→ WHAT TO DO
When the line containing "for (int r = r0" is reached, include it and end there; set down verbatim every line before it, starting at the top of the records.

[Records excerpted from a collection]
__global__ __launch_bounds__(256) void colsum_kernel(const float* __restrict__ x, int64_t ld, int R, int C, float* __restrict__ partial,
                                                     int* __restrict__ counter, float* __restrict__ out, float* __restrict__ out2,
                                                     int accumulate, int vec) {
    __shared__ int last_flag;
    __shared__ float red[4][256];
    const int tx = threadIdx.x & 63, ty = threadIdx.x >> 6;
    const int c0 = blockIdx.x * 256 + 4 * tx;
    const int slices = gridDim.y, s = blockIdx.y;
    const int per = (R + slices - 1) / slices;
    const int r0 = s * per, r1 = min(R, r0 + per);
    f32x4 acc[4] = {f32x4{0.f, 0.f, 0.f, 0.f}, f32x4{0.f, 0.f, 0.f, 0.f}, f32x4{0.f, 0.f, 0.f, 0.f}, f32x4{0.f, 0.f, 0.f, 0.f}};
    if (c0 < C) {
        if (vec && c0 + 3 < C) {
            int r = r0 + ty;
            for (; r + 12 < r1; r += 16) {
#pragma unroll
                for (int e = 0; e < 4; ++e) acc[e] += *reinterpret_cast<const f32x4*>(x + (int64_t)(r + 4 * e) * ld + c0);
            }
            for (; r < r1; r += 4) acc[0] += *reinterpret_cast<const f32x4*>(x + (int64_t)r * ld + c0);
        } else {
            for (int r = r0 + ty; r < r1; r += 4)
#pragma unroll
                for (int k = 0; k < 4; ++k)
                    if (c0 + k < C) acc[0][k] += x[(int64_t)r * ld + c0 + k];
        }
    }
    const f32x4 t = (acc[0] + acc[1]) + (acc[2] + acc[3]);
#pragma unroll
    for (int k = 0; k < 4; ++k) red[ty][4 * tx + k] = t[k];
    __syncthreads();
    const int c = blockIdx.x * 256 + threadIdx.x;
    if (c < C) partial[(size_t)s * C + c] = (red[0][threadIdx.x] + red[1][threadIdx.x]) + (red[2][threadIdx.x] + red[3][threadIdx.x]);
    __threadfence();
    __syncthreads();
    if (threadIdx.x == 0) {
        const int old = atomicAdd(counter + blockIdx.x, 1);
        last_flag = old == slices - 1;
        if (last_flag) counter[blockIdx.x] = 0;
    }
    __syncthreads();
    if (!last_flag || c >= C) return;
    __threadfence();
    float total = 0.f;
    for (int k = 0; k < slices; ++k) total += __builtin_nontemporal_load(partial + (size_t)k * C + c);
    if (accumulate) total += out[c];
    out[c] = total;
    if (out2) out2[c] = total;
}

}

extern "C" int64_t pnmn_gemm_workspace_bytes(int M, int N, int split_k) {
    if (split_k <= 1) return 0;
    const int64_t tiles_m = (M + TM - 1) / TM, tiles = tiles_m * ((N + TN - 1) / TN);
    return (tiles * split_k * (TM * TN) + tiles_m * split_k * TM) * (int64_t)sizeof(float);
}

extern "C" int pnmn_gemm_split_k(int M, int N, int K, int cus) {
    const int64_t tiles = (int64_t)((M + TM - 1) / TM) * ((N + TN - 1) / TN);
    const int ktiles = (K + TK - 1) / TK;
    if (cus <= 0) cus = 256;
    int64_t want = (2 * (int64_t)cus + tiles - 1) / tiles;
    if (tiles >= cus) want = 1;
    const int most = ktiles / 4 > 0 ? ktiles / 4 : 1;
    if (want > most) want = most;
    if (want > 64) want = 64;
    return want < 1 ? 1 : (int)want;
}

namespace {
int launch(const pnmn_gemm_desc* descs, int n, const int32_t* const* rows, const int32_t* const* count, int max_workgroups,
           void* stream) {
    if (n <= 0) return 0;
    if (!descs || n > PNMN_GEMM_MAX) return PNMN_EINVAL;
    Batch b;
    Lists l = {};
    bool listed = false;
    int blocks = 0, live = 0;
    for (int k = 0; k < n; ++k) {
        const pnmn_gemm_desc& d = descs[k];
        if (d.M <= 0 || d.N <= 0) continue;
        if (!d.a || !d.b || !d.c || d.K < 0) return PNMN_EINVAL;
        if (d.split_k > 1 && !d.workspace) return PNMN_EINVAL;
        if (d.shift_t > 0 && (d.flags & PNMN_GEMM_B_TRANSPOSED)) return PNMN_ESHAPE;
        if (d.colsum && !(d.flags & PNMN_GEMM_A_TRANSPOSED)) return PNMN_ESHAPE;
        l.rows[live] = nullptr, l.count[live] = nullptr;
        if (rows && rows[k]) {
            if ((d.flags & (PNMN_GEMM_A_TRANSPOSED | PNMN_GEMM_B_TRANSPOSED)) != PNMN_GEMM_A_TRANSPOSED) return PNMN_ESHAPE;
            if (!count || !count[k]) return PNMN_EINVAL;
            l.rows[live] = reinterpret_cast<const int2*>(rows[k]), l.count[live] = count[k];
            listed = true;
        }
        b.d[live] = d;
        b.first[live] = blocks;
        const int tiles = ((d.M + TM - 1) / TM) * ((d.N + TN - 1) / TN);
        blocks += tiles * (d.split_k > 1 ? d.split_k : 1);
        ++live;
    }
    if (!live) return 0;
    b.first[live] = blocks;
    b.n = live;
    constexpr size_t lds = (size_t)4 * OP_FLOATS * sizeof(float);
    static std::atomic<uint64_t> cfg{0}, cfg_rows{0};
    const int grid = (max_workgroups > 0 && max_workgroups < blocks) ? max_workgroups : blocks;
    if (listed) {
        if (const int e = pnmn::opt_in_lds(reinterpret_cast<const void*>(gemm_kernel<true>), lds, cfg_rows)) return e;
        hipLaunchKernelGGL(gemm_kernel<true>, dim3(grid), dim3(256), lds, static_cast<hipStream_t>(stream), b, l);
    } else {
        if (const int e = pnmn::opt_in_lds(reinterpret_cast<const void*>(gemm_kernel<false>), lds, cfg)) return e;
        hipLaunchKernelGGL(gemm_kernel<false>, dim3(grid), dim3(256), lds, static_cast<hipStream_t>(stream), b, l);
    }
    Batch r;
    int rblocks = 0, rlive = 0;
    for (int k = 0; k < live; ++k) {
        if (b.d[k].split_k <= 1) continue;
        r.d[rlive] = b.d[k];
        r.first[rlive] = rblocks;
        rblocks += 4 * ((b.d[k].M + TM - 1) / TM) * ((b.d[k].N + TN - 1) / TN);
        ++rlive;
    }
    if (rlive) {
        r.first[rlive] = rblocks;
        r.n = rlive;
        hipLaunchKernelGGL(gemm_reduce_kernel, dim3(rblocks), dim3(256), 0, static_cast<hipStream_t>(stream), r);
    }
    return (int)hipGetLastError();
}
}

→ REPLY
__global__ __launch_bounds__(256) void colsum_kernel(const float* __restrict__ x, int64_t ld, int R, int C, float* __restrict__ partial,
                                                     int* __restrict__ counter, float* __restrict__ out, float* __restrict__ out2,
                                                     int accumulate, int vec) {
    __shared__ int last_flag;
    __shared__ float red[4][256];
    const int tx = threadIdx.x & 63, ty = threadIdx.x >> 6;
    const int c0 = blockIdx.x * 256 + 4 * tx;
    const int slices = gridDim.y, s = blockIdx.y;
    const int per = (R + slices - 1) / slices;
    const int r0 = s * per, r1 = min(R, r0 + per);
    f32x4 acc[4] = {f32x4{0.f, 0.f, 0.f, 0.f}, f32x4{0.f, 0.f, 0.f, 0.f}, f32x4{0.f, 0.f, 0.f, 0.f}, f32x4{0.f, 0.f, 0.f, 0.f}};
    if (c0 < C) {
        if (vec && c0 + 3 < C) {
            int r = r0 + ty;
            for (; r + 12 < r1; r += 16) {
#pragma unroll
                for (int e = 0; e < 4; ++e) acc[e] += *reinterpret_cast<const f32x4*>(x + (int64_t)(r + 4 * e) * ld + c0);
            }
            for (; r < r1; r += 4) acc[0] += *reinterpret_cast<const f32x4*>(x + (int64_t)r * ld + c0);
        } else {
            for (int r = r0 + ty; r < r1; r += 4)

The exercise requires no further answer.